====== Source material ======

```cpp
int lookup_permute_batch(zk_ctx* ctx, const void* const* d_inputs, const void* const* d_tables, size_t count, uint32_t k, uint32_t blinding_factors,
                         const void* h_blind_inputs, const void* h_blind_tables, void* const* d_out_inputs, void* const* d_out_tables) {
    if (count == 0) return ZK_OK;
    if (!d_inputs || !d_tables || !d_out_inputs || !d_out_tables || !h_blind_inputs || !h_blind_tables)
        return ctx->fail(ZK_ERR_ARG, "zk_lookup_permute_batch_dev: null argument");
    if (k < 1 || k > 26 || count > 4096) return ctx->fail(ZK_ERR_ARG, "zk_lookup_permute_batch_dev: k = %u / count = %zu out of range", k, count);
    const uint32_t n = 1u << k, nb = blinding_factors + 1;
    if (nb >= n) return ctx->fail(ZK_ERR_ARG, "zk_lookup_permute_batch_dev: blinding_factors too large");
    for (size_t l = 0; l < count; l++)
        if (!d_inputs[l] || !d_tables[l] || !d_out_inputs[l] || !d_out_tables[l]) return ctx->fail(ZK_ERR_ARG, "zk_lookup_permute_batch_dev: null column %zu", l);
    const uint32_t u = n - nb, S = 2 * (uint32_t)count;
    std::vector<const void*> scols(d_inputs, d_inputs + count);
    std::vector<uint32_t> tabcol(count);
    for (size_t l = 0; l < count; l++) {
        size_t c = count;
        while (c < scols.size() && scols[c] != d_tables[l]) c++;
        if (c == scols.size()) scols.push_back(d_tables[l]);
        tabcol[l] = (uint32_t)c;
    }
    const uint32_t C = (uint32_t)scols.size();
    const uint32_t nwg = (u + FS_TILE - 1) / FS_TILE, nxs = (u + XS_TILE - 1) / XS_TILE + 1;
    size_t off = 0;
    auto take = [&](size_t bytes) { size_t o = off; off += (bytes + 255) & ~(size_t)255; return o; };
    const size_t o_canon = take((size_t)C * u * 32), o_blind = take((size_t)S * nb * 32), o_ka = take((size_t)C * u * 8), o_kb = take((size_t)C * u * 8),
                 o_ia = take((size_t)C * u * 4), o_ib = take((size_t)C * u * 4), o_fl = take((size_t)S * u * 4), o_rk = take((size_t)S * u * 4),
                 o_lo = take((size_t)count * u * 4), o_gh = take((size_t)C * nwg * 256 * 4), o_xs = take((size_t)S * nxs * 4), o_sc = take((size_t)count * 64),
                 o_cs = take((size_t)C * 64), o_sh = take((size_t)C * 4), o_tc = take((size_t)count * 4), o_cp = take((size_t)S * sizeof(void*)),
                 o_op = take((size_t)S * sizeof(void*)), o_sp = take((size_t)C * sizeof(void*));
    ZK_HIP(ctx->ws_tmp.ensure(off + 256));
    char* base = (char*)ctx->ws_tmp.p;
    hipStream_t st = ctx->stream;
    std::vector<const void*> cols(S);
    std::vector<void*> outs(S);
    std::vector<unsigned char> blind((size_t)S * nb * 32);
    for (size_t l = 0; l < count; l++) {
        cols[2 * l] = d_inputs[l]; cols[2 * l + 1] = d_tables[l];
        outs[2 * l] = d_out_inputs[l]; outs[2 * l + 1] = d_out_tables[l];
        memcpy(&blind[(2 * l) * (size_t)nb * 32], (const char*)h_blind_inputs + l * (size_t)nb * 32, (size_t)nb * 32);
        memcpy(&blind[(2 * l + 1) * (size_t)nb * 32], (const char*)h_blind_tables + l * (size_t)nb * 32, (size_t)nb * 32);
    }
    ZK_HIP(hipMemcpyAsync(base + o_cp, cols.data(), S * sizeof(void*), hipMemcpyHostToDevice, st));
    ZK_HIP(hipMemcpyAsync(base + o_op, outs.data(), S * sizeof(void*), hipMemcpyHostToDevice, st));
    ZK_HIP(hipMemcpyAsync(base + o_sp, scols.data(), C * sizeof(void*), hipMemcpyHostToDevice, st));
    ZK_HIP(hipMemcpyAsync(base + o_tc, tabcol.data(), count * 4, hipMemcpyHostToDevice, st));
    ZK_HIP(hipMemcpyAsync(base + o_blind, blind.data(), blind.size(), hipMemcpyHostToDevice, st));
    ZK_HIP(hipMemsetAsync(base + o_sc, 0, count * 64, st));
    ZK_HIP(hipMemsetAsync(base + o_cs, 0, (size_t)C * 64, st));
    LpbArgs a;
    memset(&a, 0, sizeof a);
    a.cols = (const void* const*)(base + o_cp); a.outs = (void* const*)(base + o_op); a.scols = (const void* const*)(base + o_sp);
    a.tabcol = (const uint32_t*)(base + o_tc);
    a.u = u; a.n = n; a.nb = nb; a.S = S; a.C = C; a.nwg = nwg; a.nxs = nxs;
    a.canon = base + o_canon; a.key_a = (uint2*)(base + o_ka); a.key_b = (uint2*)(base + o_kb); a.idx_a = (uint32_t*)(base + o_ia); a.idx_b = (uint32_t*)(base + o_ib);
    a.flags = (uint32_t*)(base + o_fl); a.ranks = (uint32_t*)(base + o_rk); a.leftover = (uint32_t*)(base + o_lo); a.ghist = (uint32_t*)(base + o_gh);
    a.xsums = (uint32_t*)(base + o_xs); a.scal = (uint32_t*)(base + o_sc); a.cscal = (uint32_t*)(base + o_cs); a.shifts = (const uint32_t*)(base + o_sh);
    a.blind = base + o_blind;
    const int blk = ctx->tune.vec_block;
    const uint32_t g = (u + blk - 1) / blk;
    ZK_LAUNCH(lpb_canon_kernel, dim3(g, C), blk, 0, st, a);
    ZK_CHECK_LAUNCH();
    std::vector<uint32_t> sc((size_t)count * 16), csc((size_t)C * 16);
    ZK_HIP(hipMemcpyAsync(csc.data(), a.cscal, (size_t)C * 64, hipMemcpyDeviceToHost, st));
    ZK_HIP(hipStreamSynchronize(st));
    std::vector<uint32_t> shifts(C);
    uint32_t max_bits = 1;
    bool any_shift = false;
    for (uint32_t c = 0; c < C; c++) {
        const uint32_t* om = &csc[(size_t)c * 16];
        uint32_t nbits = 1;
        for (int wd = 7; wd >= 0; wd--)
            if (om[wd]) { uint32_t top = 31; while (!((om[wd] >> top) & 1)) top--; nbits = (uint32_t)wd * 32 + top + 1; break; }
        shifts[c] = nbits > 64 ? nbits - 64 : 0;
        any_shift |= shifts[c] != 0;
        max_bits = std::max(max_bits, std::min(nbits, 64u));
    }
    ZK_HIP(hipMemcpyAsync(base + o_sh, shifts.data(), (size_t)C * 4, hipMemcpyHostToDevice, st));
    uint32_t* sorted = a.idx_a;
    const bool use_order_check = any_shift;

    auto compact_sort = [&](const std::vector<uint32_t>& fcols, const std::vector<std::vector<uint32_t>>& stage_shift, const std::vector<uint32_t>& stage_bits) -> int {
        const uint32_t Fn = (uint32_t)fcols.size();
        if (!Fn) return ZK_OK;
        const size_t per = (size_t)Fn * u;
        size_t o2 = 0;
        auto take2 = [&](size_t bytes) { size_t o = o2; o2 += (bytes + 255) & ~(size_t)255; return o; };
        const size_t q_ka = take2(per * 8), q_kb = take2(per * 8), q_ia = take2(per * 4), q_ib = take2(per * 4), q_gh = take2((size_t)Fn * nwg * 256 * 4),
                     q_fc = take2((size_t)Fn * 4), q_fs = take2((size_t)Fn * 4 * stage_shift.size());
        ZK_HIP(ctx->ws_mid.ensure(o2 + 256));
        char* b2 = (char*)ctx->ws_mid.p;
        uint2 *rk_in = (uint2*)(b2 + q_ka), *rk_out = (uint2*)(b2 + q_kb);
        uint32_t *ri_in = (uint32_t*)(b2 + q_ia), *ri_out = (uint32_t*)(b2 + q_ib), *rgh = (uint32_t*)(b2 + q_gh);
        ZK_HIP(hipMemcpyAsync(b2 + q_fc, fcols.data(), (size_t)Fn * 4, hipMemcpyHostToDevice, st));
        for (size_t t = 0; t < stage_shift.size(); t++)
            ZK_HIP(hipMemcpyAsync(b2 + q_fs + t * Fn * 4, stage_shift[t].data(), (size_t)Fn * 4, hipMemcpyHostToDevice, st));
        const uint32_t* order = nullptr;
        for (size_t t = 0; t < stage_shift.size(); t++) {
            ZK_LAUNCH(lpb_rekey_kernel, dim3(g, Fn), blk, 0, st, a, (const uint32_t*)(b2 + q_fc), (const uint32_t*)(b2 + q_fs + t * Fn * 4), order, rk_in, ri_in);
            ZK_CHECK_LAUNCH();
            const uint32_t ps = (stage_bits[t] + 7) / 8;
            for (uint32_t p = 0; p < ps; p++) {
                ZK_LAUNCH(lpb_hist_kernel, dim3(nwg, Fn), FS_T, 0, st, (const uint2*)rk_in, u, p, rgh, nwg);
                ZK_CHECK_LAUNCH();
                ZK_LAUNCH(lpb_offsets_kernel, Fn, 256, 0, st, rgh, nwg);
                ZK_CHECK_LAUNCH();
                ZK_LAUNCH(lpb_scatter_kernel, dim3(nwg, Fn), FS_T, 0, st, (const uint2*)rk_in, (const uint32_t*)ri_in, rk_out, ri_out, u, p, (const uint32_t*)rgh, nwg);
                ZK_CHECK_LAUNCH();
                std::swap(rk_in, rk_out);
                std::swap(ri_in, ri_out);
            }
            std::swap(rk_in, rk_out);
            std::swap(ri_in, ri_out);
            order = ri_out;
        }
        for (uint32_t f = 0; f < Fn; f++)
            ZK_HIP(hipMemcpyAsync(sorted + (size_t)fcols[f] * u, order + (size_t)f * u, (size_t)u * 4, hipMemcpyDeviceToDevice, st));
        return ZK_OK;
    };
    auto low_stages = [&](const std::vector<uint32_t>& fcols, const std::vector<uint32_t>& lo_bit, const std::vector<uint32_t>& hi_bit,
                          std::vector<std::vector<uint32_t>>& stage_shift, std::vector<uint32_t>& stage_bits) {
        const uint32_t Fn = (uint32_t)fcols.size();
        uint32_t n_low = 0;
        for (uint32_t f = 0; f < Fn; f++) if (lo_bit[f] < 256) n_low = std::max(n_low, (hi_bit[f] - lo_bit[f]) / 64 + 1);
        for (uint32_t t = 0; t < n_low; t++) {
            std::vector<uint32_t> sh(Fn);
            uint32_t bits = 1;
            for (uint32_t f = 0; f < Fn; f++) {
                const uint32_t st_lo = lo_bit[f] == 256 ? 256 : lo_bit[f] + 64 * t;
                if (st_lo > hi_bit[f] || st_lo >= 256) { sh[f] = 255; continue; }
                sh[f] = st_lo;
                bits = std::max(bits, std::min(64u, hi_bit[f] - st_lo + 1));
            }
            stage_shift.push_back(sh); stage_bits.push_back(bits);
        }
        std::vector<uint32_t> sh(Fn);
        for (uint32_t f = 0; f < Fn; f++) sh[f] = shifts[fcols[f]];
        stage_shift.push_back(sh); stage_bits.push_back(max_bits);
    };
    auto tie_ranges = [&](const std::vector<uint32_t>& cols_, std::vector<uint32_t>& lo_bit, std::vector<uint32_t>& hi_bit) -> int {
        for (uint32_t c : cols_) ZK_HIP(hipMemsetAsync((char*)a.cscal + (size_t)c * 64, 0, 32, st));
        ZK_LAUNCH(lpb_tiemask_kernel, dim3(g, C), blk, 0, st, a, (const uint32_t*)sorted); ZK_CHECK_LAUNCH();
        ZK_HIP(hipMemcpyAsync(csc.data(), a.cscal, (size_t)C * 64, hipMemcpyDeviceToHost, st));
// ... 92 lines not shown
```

======

Instructions for the task — Scan the records above for the string "bytes", then select every line that holds it.

Response to the exercise —
    auto take = [&](size_t bytes) { size_t o = off; off += (bytes + 255) & ~(size_t)255; return o; };
        auto take2 = [&](size_t bytes) { size_t o = o2; o2 += (bytes + 255) & ~(size_t)255; return o; };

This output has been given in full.